Bis zum 21. Februar 2020 stieg die Zahl der gesicherten Infektionen in China auf 75.569 an. Vom Donnerstag zum Freitag kam allein in China 894 diagnostisch gesicherte Fälle von Neuinfektionen hinzu. Der lokale Schwerpunkt bleibt Hubei mit einem Anteil von 631 bestätigten Neuinfektionen. Auf dem zweiten Rang landet Shandong mit 202 binnen eines Tages neu gemeldeten Fällen. Auch der Blick auf die Entwicklung im Ausland zeigt die Brisanz der Lage. Südkorea verzeichnete 100 Neuinfektionen binnen eines Tages. Damit stieg die Gesamtzahl der positiv auf das Coronavirus getesteten Fälle auf 204. Hinzu kommen 14 neue Verdachtsfälle.
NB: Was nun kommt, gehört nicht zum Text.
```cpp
#ifndef RGPU_TERM_PRUNE
#define RGPU_TERM_PRUNE 1
#endif
#ifndef RGPU_TERM_ORDER
#define RGPU_TERM_ORDER 1
#endif
#ifndef RGPU_TERM_EXCHANGE
#define RGPU_TERM_EXCHANGE 2
#endif
#ifndef RGPU_TERM_EXCHANGE_MAX_ITEMS
#define RGPU_TERM_EXCHANGE_MAX_ITEMS 16
#endif
#ifndef RGPU_TERM_WAIT
#define RGPU_TERM_WAIT 0
#endif
#ifndef RGPU_TERM_WAIT_POLLS
// ... 42 lines not shown
  const uint64_t v = __hip_atomic_load(g.keys + (k - 1), __ATOMIC_RELAXED, __HIP_MEMORY_SCOPE_WORKGROUP);
  return ((uint64_t)(uint32_t)readfirstlane((int)(uint32_t)(v >> 32)) << 32) | (uint32_t)readfirstlane((int)(uint32_t)v);
}
#ifndef RGPU_TERM_RANK_MERGE
#define RGPU_TERM_RANK_MERGE 0
#endif
#ifndef RGPU_TERM_RANK_MERGE_MAX
#define RGPU_TERM_RANK_MERGE_MAX 16
#endif
#ifndef RGPU_TERM_LEVEL_CUT
#define RGPU_TERM_LEVEL_CUT 1
#endif
#ifndef RGPU_TERM_LEVEL_CUT_MIN
#define RGPU_TERM_LEVEL_CUT_MIN 16
#endif
#ifdef RGPU_TERM_TRACE
#define TERM_LK_PARAM , uint32_t (&lk)[4]
#define TERM_LK_NOW(v) const uint64_t v = (uint64_t)clock64()
#define TERM_LK_ADD(i, since) lk[i] += (uint32_t)((uint64_t)clock64() - (since))
#define TERM_LK_COUNT(i, n) lk[i] += (uint32_t)(n)
#define TERM_LK_DECL uint32_t lk[4] = {0, 0, 0, 0}
#define TERM_LK_PASS , lk
#else
#define TERM_LK_PARAM
#define TERM_LK_DECL do {} while (0)
#define TERM_LK_PASS
#define TERM_LK_NOW(v) do {} while (0)
#define TERM_LK_ADD(i, since) do {} while (0)
#define TERM_LK_COUNT(i, n) do {} while (0)
#endif
static_assert(RGPU_TERM_RANK_MERGE_MAX >= 3 && RGPU_TERM_RANK_MERGE_MAX <= 64 && 8 * RGPU_TERM_RANK_MERGE_MAX <= TERM_BLOCK_SLAB,
              "the candidates of a rank merge fit one register and the staging slab");
template <bool WIDE>
__device__ __forceinline__ void group_offer2(const GroupList& g, uint64_t key0, uint64_t key1, uint64_t& tau, int k, int lane,
                                             uint64_t floor, uint8_t* slab TERM_LK_PARAM) {
#if RGPU_TERM_LEVEL_CUT
  if (!WIDE && __popcll(__ballot(key0 > tau)) + __popcll(__ballot(key1 > tau)) > (k > RGPU_TERM_LEVEL_CUT_MIN ? k : RGPU_TERM_LEVEL_CUT_MIN)) {
    uint32_t level = 0xffffffffu;
    for (int have = 0; have < k;) {
      const uint32_t h0 = (uint32_t)(key0 >> 32), h1 = (uint32_t)(key1 >> 32);
      const uint32_t b0 = h0 < level ? h0 : 0u, b1 = h1 < level ? h1 : 0u;
      const uint32_t t = wave_reduce_max_u32(b0 > b1 ? b0 : b1);
      if (t == 0u) { level = 0u; break; }
      have += __popcll(__ballot(h0 == t)) + __popcll(__ballot(h1 == t));
      level = t;
    }
    key0 = (uint32_t)(key0 >> 32) >= level ? key0 : 0ull;
    key1 = (uint32_t)(key1 >> 32) >= level ? key1 : 0ull;
  }
#endif
  TERM_LK_NOW(lk_t0);
  TERM_LK_COUNT(2, 1);
  group_lock(g.lock, lane);
  TERM_LK_ADD(0, lk_t0);
  TERM_LK_NOW(lk_t1);
  WaveTopK top;
  top.a = g.keys[lane];
  if (WIDE) top.b = g.keys[64 + lane];
  const uint64_t kth = topk_threshold<WIDE>(top, k);
  tau = kth > floor ? kth : floor;
#if RGPU_TERM_RANK_MERGE
  const uint64_t m0 = __ballot(key0 > tau), m1 = __ballot(key1 > tau);
  const int n0 = __popcll(m0), n = n0 + __popcll(m1);
  TERM_LK_COUNT(3, n);
  if (!WIDE && n > 2 && n <= RGPU_TERM_RANK_MERGE_MAX) {
    uint64_t* stage = reinterpret_cast<uint64_t*>(slab);
    int ln = lane;
    asm volatile("" : "+v"(ln));
    if ((m0 >> ln) & 1ull) stage[mbcnt(m0)] = key0;
    if ((m1 >> ln) & 1ull) stage[n0 + mbcnt(m1)] = key1;
    wave_sync();
    const uint64_t c = ln < n ? stage[ln] : 0ull;
    wave_sync();
    const uint64_t L = top.a;
    int shift = 0;
    for (int i = 0; i < n; ++i) {
      const uint64_t x = readlane64(c, i);
      const bool above = L > x;
      const int at = __popcll(__ballot(above)) + __popcll(__ballot(c > x));
      shift += above ? 0 : 1;
      if (ln == i && at < 64) g.keys[at] = c;
    }
    if (ln + shift < 64) g.keys[ln + shift] = L;
// ... 569 lines not shown
```

rucene_amd/csrc/kernels/search_term_query.hpp:

```cpp
#pragma once
#include "search_term.hpp"

namespace rgpu {

#ifndef RGPU_TERMQ_CAP
#define RGPU_TERMQ_CAP 256
#endif
constexpr int TQ_CAP = RGPU_TERMQ_CAP;
constexpr int TQ_CHUNK_UNROLL = 4;
#ifndef RGPU_TERMQ_STEP_CHUNKS
#define RGPU_TERMQ_STEP_CHUNKS 2
#endif
constexpr int TQ_STEP_CHUNKS = RGPU_TERMQ_STEP_CHUNKS;
#ifndef RGPU_TERMQ_FAST_WAVES
#define RGPU_TERMQ_FAST_WAVES RGPU_TERM_FAST_WAVES
#endif
static_assert(TQ_CAP >= 64 && TQ_CAP <= 65536, "queue positions are u16 and a chunk must fit an empty queue");

__device__ __forceinline__ uint32_t term_thr_of(uint64_t t, int32_t lo) {
  const uint32_t thi = (uint32_t)(t >> 32);
  if (!(thi & 0x80000000u)) return 0u;
  const uint32_t bits = thi & 0x7fffffffu;
  return key_doc(t) <= lo + 1 ? bits + 1u : bits;
}
__device__ __forceinline__ uint32_t term_bound_of(const float* cache, uint64_t w) {
  const uint32_t fmax = (uint32_t)w & 15u;
  uint32_t bb = 0u;
#pragma unroll
  for (int f = 1; f <= SCORE_TABLE_FREQS; ++f) {
    const uint32_t r = (uint32_t)(w >> (4 + 6 * (f - 1))) & 63u;
    const uint32_t sc = __float_as_uint(table_score(cache, r, (uint32_t)f));
    bb = ((uint32_t)f <= fmax && sc > bb) ? sc : bb;
  }
  return fmax > (uint32_t)SCORE_TABLE_FREQS ? 0xffffffffu : bb;
}

#ifdef RGPU_TERM_TRACE
struct TermQueryTraceRec {
  unsigned long long t0, t1;
  int32_t q, nblocks, rounds, entries, unpacked, offers, entered;
  unsigned int d[7];
  unsigned int waves, wave0_cycles;
  unsigned int cyc[8][3];
  unsigned int pad[16];
};
static_assert(sizeof(TermQueryTraceRec) == 3 * sizeof(TermTraceRec), "a workgroup's record takes three slots of g_term_trace");
#define TQ_TR(slot, dep) do { asm volatile("" :: "v"(dep)); tq_d[slot] = (unsigned int)((unsigned long long)wall_clock64() - tq_t0); } while (0)
#else
#define TQ_TR(slot, dep) do {} while (0)
#endif

template <bool LEGACY, bool WIDE, int W>
__global__ __launch_bounds__(64 * W, (LEGACY || WIDE) ? RGPU_TERM_OTHER_WAVES : RGPU_TERMQ_FAST_WAVES)
void k_search_term_query(SegView seg, const DevQuery* __restrict__ queries, const DevTerm* __restrict__ terms,
                         const int32_t* __restrict__ order, int n_queries, int k, unsigned long long* __restrict__ work_slots,
                         const int32_t* __restrict__ qmap, HitOut* __restrict__ hits, int64_t* __restrict__ totals, int32_t doc_base,
                         const TermLaunch* __restrict__ launch) {
  constexpr int LIST_N = WIDE ? 128 : 64;
  constexpr int NT = 64 * W;
  constexpr int DEPTH = PREFETCH_DEPTH;
  __shared__ __attribute__((aligned(16))) uint8_t slabs[W][TERM_BLOCK_SLAB];
  __shared__ float cache[WAVE_CACHE_FLOATS];
  __shared__ uint64_t list[LIST_N];
  __shared__ uint32_t lock_word;
  __shared__ uint32_t e_blk[TQ_CAP], e_row[TQ_CAP], e_bound[TQ_CAP];
  __shared__ int32_t e_lo[TQ_CAP];
  __shared__ uint16_t e_hdr[TQ_CAP], e_order[TQ_CAP];
  __shared__ uint32_t cq[TQ_CHUNK_UNROLL * NT];
  __shared__ uint32_t cnt[TQ_CHUNK_UNROLL * NT / 64 > W * TQ_STEP_CHUNKS ? TQ_CHUNK_UNROLL * NT / 64 : W * TQ_STEP_CHUNKS];
  __shared__ uint32_t cursor;
  __shared__ uint32_t sums[3];
  __shared__ uint64_t floor_s;

  const int lane = lane_id();
  const int wave = wave_id();
  const int tid = (int)threadIdx.x;
#ifdef RGPU_TERM_TRACE
  __shared__ uint32_t tq_w[8][5];
  const unsigned long long tq_t0 = (unsigned long long)wall_clock64();
  const uint64_t tq_c0 = (uint64_t)clock64();
  unsigned int tq_d[7] = {0, 0, 0, 0, 0, 0, 0};
  uint32_t tq_step = 0;
  int tq_rounds = 0, tq_entries = 0;
#endif
  TERM_LK_DECL;
  int q, row, rec;
  if (launch != nullptr) {
    if ((int)blockIdx.x >= n_queries) return;
    const TermLaunch L = launch[blockIdx.x];
    q = row = L.row;
    rec = L.rec;
  } else {
    q = order != nullptr ? order[blockIdx.x] : (int)blockIdx.x;
    if (q >= n_queries) return;
    row = qmap ? qmap[q] : q;
    const DevQuery Q = queries[q];
    rec = Q.n_terms < 1 ? -1 : Q.first_term;
  }
  HitOut* out = hits + (size_t)row * (size_t)k;
  if (rec < 0) {
    if (wave == 0) {
      if (lane < k) out[lane] = HitOut{-1, 0.f};
      if (WIDE && lane + 64 < k) out[lane + 64] = HitOut{-1, 0.f};
      if (lane == 0) {
        totals[row] = 0;
        if (work_slots != nullptr) { work_slots[q] = 0ull; work_slots[n_queries + q] = 0ull; }
      }
    }
    return;
  }
  const DevTerm T = terms[rec];
  TQ_TR(0, T.df);
  const bool has_norms = seg.norms != nullptr;
  const bool tabled = has_norms && seg.n_norm_ranks > 0;
  const bool fast = tabled && seg.live == nullptr && T.weight >= 0.0f && RGPU_TERM_PRUNE && (T.flags & TERM_FLAG_MONOTONE) != 0u;
  const float k1 = seg.sim_tables[(size_t)T.sim_table * 257 + 256];
  const float wk = T.weight * (k1 + 1.0f);
  const uint8_t* term_rows = seg.bstore + T.bs_base;
  const GroupList group{list, &lock_word};
  const int n_chunks = (T.nblocks + 63) >> 6;
  const uint32_t sum_base = (T.dir_base + 63u) >> 6;

  for (int i = tid; i < LIST_N; i += NT) list[i] = 0ull;
  if (tid == 0) { lock_word = 0u; sums[0] = sums[1] = sums[2] = 0u; floor_s = 0ull; cursor = 0u; }
  uint32_t looked = 0, touched = 0;
  int count = 0;
  if (wave == 0) {
    float k1_;
    load_sim_table(seg, T.sim_table, cache, lane, k1_);
    if (tabled) build_score_table(cache, wk, lane);
    TQ_TR(1, cache[lane]);
    if (fast && T.sketch != 0u && seg.sketch != nullptr && k <= TERM_SKETCH_K) {
      const uint64_t f = sketch_floor<WIDE>(seg.sketch + (size_t)(T.sketch - 1u) * TERM_SKETCH_K, cache, k, lane);
      if (lane == 0) floor_s = f;
      touched += 2u * (uint32_t)k;
    }
  }
  __syncthreads();
  const uint64_t floor = ((uint64_t)(uint32_t)readfirstlane((int)(uint32_t)(floor_s >> 32)) << 32) | (uint32_t)readfirstlane((int)(uint32_t)floor_s);
  auto tau_now = [&]() -> uint64_t {
    const uint64_t kth = group_kth<WIDE>(group, k);
    return kth > floor ? kth : floor;
  };
  uint64_t tau = floor;
  TQ_TR(2, (uint32_t)floor);

  if (fast) {
    count = wave == 0 ? 128 * T.nblocks : 0;
    const uint8_t* pn = seg.pnorm + T.pn_base;
    uint8_t* slab = slabs[wave];
    int cnext = 0;
    while (cnext < n_chunks) {
      int nq = 0;
      while (cnext < n_chunks) {
        tau = tau_now();
        uint64_t pass_m[TQ_CHUNK_UNROLL];
        uint32_t tb = 0u;
#pragma unroll
        for (int u = 0; u < TQ_CHUNK_UNROLL; ++u) {
          const int c = cnext + u * NT + tid;
          const bool in = c < n_chunks;
          const bool whole = in && 64 * c + 64 <= T.nblocks;
          const bool worded = whole && seg.dir_sum != nullptr;
          const uint64_t w = worded ? seg.dir_sum[sum_base + (uint32_t)c] : 15ull;
          const int32_t lo = (in && c > 0) ? seg.dir_last[T.dir_base + 64u * (uint32_t)c - 1u] : -1;
          tb += (worded ? 8u : 0u) + ((in && c > 0) ? 4u : 0u);
          pass_m[u] = __ballot(in && term_bound_of(cache, w) >= term_thr_of(tau, lo));
        }
        touched += (uint32_t)wave_reduce_add((int)tb);
#pragma unroll
        for (int u = 0; u < TQ_CHUNK_UNROLL; ++u)
          if (lane == 0) cnt[u * W + wave] = (uint32_t)__popcll(pass_m[u]);
        __syncthreads();
        {
          const int nc = TQ_CHUNK_UNROLL * W;
          const int v = lane < nc ? (int)cnt[lane] : 0;
          const int incl = wave_incl_scan(v);
#pragma unroll
          for (int u = 0; u < TQ_CHUNK_UNROLL; ++u) {
            const int at = readlane(incl - v, u * W + wave);
            if ((pass_m[u] >> lane) & 1ull) cq[at + mbcnt(pass_m[u])] = (uint32_t)(cnext + u * NT + tid);
          }
        }
        const int n_cq = (int)readfirstlane(wave_reduce_add(lane < TQ_CHUNK_UNROLL * W ? (int)cnt[lane] : 0));
        const int window_end = min(n_chunks, cnext + TQ_CHUNK_UNROLL * NT);
        __syncthreads();
        int pos = 0;
        bool full = false;
        while (pos < n_cq) {
          uint64_t bm[TQ_STEP_CHUNKS];
          uint32_t rw[TQ_STEP_CHUNKS], hd[TQ_STEP_CHUNKS];
          int32_t lo[TQ_STEP_CHUNKS];
          int ch[TQ_STEP_CHUNKS];
#pragma unroll
          for (int s = 0; s < TQ_STEP_CHUNKS; ++s) {
            const int ci = pos + wave * TQ_STEP_CHUNKS + s;
            ch[s] = ci < n_cq ? (int)cq[ci] : -1;
            const int nb = ch[s] < 0 ? 0 : min(64, T.nblocks - 64 * ch[s]);
            const bool ok = lane < nb;
            const uint32_t b = T.dir_base + 64u * (uint32_t)(ch[s] < 0 ? 0 : ch[s]) + (uint32_t)lane;
            bm[s] = ok ? seg.dir_bmax[b] : 0ull;
            rw[s] = ok ? seg.dir_row[b] : 0u;
            hd[s] = ok ? (uint32_t)seg.dir_hdr[b] : 0u;
            lo[s] = (ok && b > T.dir_base) ? seg.dir_last[b - 1u] : -1;
            touched += 18u * (uint32_t)nb;
          }
          uint64_t pm[TQ_STEP_CHUNKS];
          uint32_t bd[TQ_STEP_CHUNKS];
#pragma unroll
          for (int s = 0; s < TQ_STEP_CHUNKS; ++s) {
            const int nb = ch[s] < 0 ? 0 : min(64, T.nblocks - 64 * ch[s]);
            bd[s] = term_bound_of(cache, bm[s]);
            pm[s] = __ballot(lane < nb && bd[s] >= term_thr_of(tau, lo[s]));
            if (lane == 0) cnt[wave * TQ_STEP_CHUNKS + s] = (uint32_t)__popcll(pm[s]);
          }
          __syncthreads();
          const int ns = W * TQ_STEP_CHUNKS;
          const int v = lane < ns ? (int)cnt[lane] : 0;
          const int incl = wave_incl_scan(v);
          const int cut = __popcll(__ballot(lane < ns && nq + incl <= TQ_CAP));
#pragma unroll
          for (int s = 0; s < TQ_STEP_CHUNKS; ++s) {
            const int i = wave * TQ_STEP_CHUNKS + s;
            if (i < cut && ((pm[s] >> lane) & 1ull)) {
              const int at = nq + readlane(incl - v, i) + mbcnt(pm[s]);
              e_blk[at] = (uint32_t)(64 * ch[s] + lane);
              e_row[at] = rw[s];
              e_hdr[at] = (uint16_t)hd[s];
              e_lo[at] = lo[s];
              e_bound[at] = bd[s];
            }
          }
          nq += cut > 0 ? readlane(incl, cut - 1) : 0;
          pos = min(n_cq, pos + cut);
          __syncthreads();
          if (cut < ns) { full = true; break; }
        }
        if (full && pos < n_cq) { cnext = (int)cq[pos]; break; }
        cnext = window_end;
        if (full) break;
      }
#ifdef RGPU_TERM_TRACE
      if (tq_rounds == 0) TQ_TR(3, nq);
      tq_rounds += 1;
      tq_entries += nq;
#endif
// ... 139 lines not shown
    atomicAdd(&sums[2], touched);
#ifdef RGPU_TERM_TRACE
    if (wave < 8) { tq_w[wave][0] = lk[0]; tq_w[wave][1] = lk[1]; tq_w[wave][2] = tq_step; tq_w[wave][3] = lk[2]; tq_w[wave][4] = lk[3]; }
#endif
  }
  __syncthreads();
  if (wave != 0) return;
#ifdef RGPU_TERM_TRACE
  TQ_TR(5, sums[0]);
  const unsigned int tq_wave0 = (unsigned int)((uint64_t)clock64() - tq_c0);
#endif
  {
    const bool has_live = seg.live != nullptr;
    int tcount = 0;
    auto collect = [&](int32_t d0, int32_t d1, uint32_t f0, uint32_t f1, uint32_t nb0, uint32_t nb1, bool v0, bool v1) {
      if (has_live) {
        v0 = v0 && doc_in_segment(seg, d0) && doc_is_live(seg.live, d0);
        v1 = v1 && doc_in_segment(seg, d1) && doc_is_live(seg.live, d1);
      }
      float s0, s1;
      const uint32_t fmax = f0 > f1 ? f0 : f1;
      if (tabled && !__ballot((v0 || v1) && fmax > (uint32_t)SCORE_TABLE_FREQS)) {
        s0 = table_score(cache, nb0, v0 ? f0 : 1u);
        s1 = table_score(cache, nb1, v1 ? f1 : 1u);
      } else {
        s0 = bm25_score(wk, (float)(int32_t)f0, has_norms ? cache[nb0] : k1);
        s1 = bm25_score(wk, (float)(int32_t)f1, has_norms ? cache[nb1] : k1);
      }
      tcount += __popcll(__ballot(v0)) + __popcll(__ballot(v1));
      const uint64_t key0 = v0 ? make_key(s0, d0) : 0ull, key1 = v1 ? make_key(s1, d1) : 0ull;
      tau = tau_now();
      if (__ballot((key0 > key1 ? key0 : key1) > tau)) group_offer2<WIDE>(group, key0, key1, tau, k, lane, floor, slabs[0] TERM_LK_PASS);
    };
    if (T.df == 1) {
      const bool v0 = lane == 0;
      const uint32_t nb0 = (has_norms && v0) ? norm_at(seg, T.singleton_doc) : 0u;
      collect(T.singleton_doc, 0, (uint32_t)T.singleton_freq, 1u, nb0, 0u, v0, false);
    } else if (T.tail_n > 0) {
      int32_t d0, d1;
      uint32_t f0, f1;
      tail_load(term_rows, seg.dir_row[T.dir_base + T.nblocks], lane, d0, d1, f0, f1);
      const bool v0 = 2 * lane < T.tail_n, v1 = 2 * lane + 1 < T.tail_n;
      const uint32_t nb0 = (has_norms && v0) ? seg.norms[d0] : 0u, nb1 = (has_norms && v1) ? seg.norms[d1] : 0u;
      collect(d0, d1, f0, f1, nb0, nb1, v0, v1);
    }
    wave_sync();
    const uint64_t a = list[lane];
    const uint64_t b = WIDE ? list[64 + lane] : 0ull;
    if (lane < k) out[lane] = a ? HitOut{key_doc(a) + doc_base, key_score(a)} : HitOut{-1, 0.f};
    if (WIDE && lane + 64 < k) out[lane + 64] = b ? HitOut{key_doc(b) + doc_base, key_score(b)} : HitOut{-1, 0.f};
    if (lane == 0) {
      totals[row] = (int64_t)sums[0] + tcount;
      if (work_slots != nullptr) {
        work_slots[q] = (unsigned long long)sums[2];
        work_slots[n_queries + q] = (unsigned long long)sums[1];
      }
    }
#ifdef RGPU_TERM_TRACE
    TQ_TR(6, a);
    if (lane == 0 && 3 * (int)blockIdx.x + 2 < TERM_TRACE_CAP) {
      TermQueryTraceRec r{};
      r.t0 = tq_t0; r.t1 = (unsigned long long)wall_clock64();
      r.q = q; r.nblocks = T.nblocks; r.rounds = tq_rounds; r.entries = tq_entries; r.unpacked = (int32_t)sums[1];
      for (int i = 0; i < 7; ++i) r.d[i] = tq_d[i];
      r.waves = (unsigned int)W; r.wave0_cycles = tq_wave0;
      int offers = 0, entered = 0;
      for (int w = 0; w < (W < 8 ? W : 8); ++w) {
        r.cyc[w][0] = tq_w[w][0]; r.cyc[w][1] = tq_w[w][1]; r.cyc[w][2] = tq_w[w][2] - tq_w[w][0] - tq_w[w][1];
        offers += (int)tq_w[w][3]; entered += (int)tq_w[w][4];
      }
      r.offers = offers + (int)(lk[2] - tq_w[0][3]); r.entered = entered + (int)(lk[3] - tq_w[0][4]);
      reinterpret_cast<TermQueryTraceRec*>(g_term_trace)[blockIdx.x] = r;
    }
#endif
  }
}

}
```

Korea reagiert sehr konsequent. Das zeigt beispielsweise ein Blick auf die Entscheidung von Samsung. Nachdem ein Fall einer Infektion gemeldet wurde, schloss das Unternehmen ein komplettes Werk, in dem Smartphones hergestellt werden. Das könnte auch eine Erklärung dafür sein, dass es Lieferschwierigkeiten bei dem soeben auf den Markt gebrachten Modell Samsung Galaxy Flip Z gibt.

Wie präsentiert sich die Lage beim Coronavirus in anderen Teilen der Welt?

In Deutschland, Frankreich, Spanien, Großbritannien und Belgien scheint sich die Lage zu beruhigen. Von dort wurden am 21. Februar 2020 von der WHO keine neuen Coronavirus-Fälle gemeldet. In Italien gab es dagegen binnen eines Tages drei weitere bestätigte Fälle. Nachdem am Samstag der zweite Todesfall durch das Coronavirus in Italien publik wurde, griff der Gesundheitsminister hart durch. Er wies die Behörden in zehn Städten in der betroffenen Region an, sämtliche öffentlichen Gebäude, alle Behörden und großen Lebensmittelmärkte sowie Schulen, Sporteinrichtungen und Diskotheken vorübergehend zu schließen. Die Entwicklung bei den Passagieren des Kreuzfahrtschiffs „Diamond Princess“ bestätigen den Verdacht auf eine längere Inkubationszeit. Dort stieg die Zahl der bestätigten Infektionen mit dem Coronavirus vom Donnerstag zu Freitag um 13 auf nunmehr 634 Fälle. Unter den Passagieren des Kreuzfahrtschiffs sind inzwischen zwei Todesfälle durch die Lungenerkrankung zu beklagen.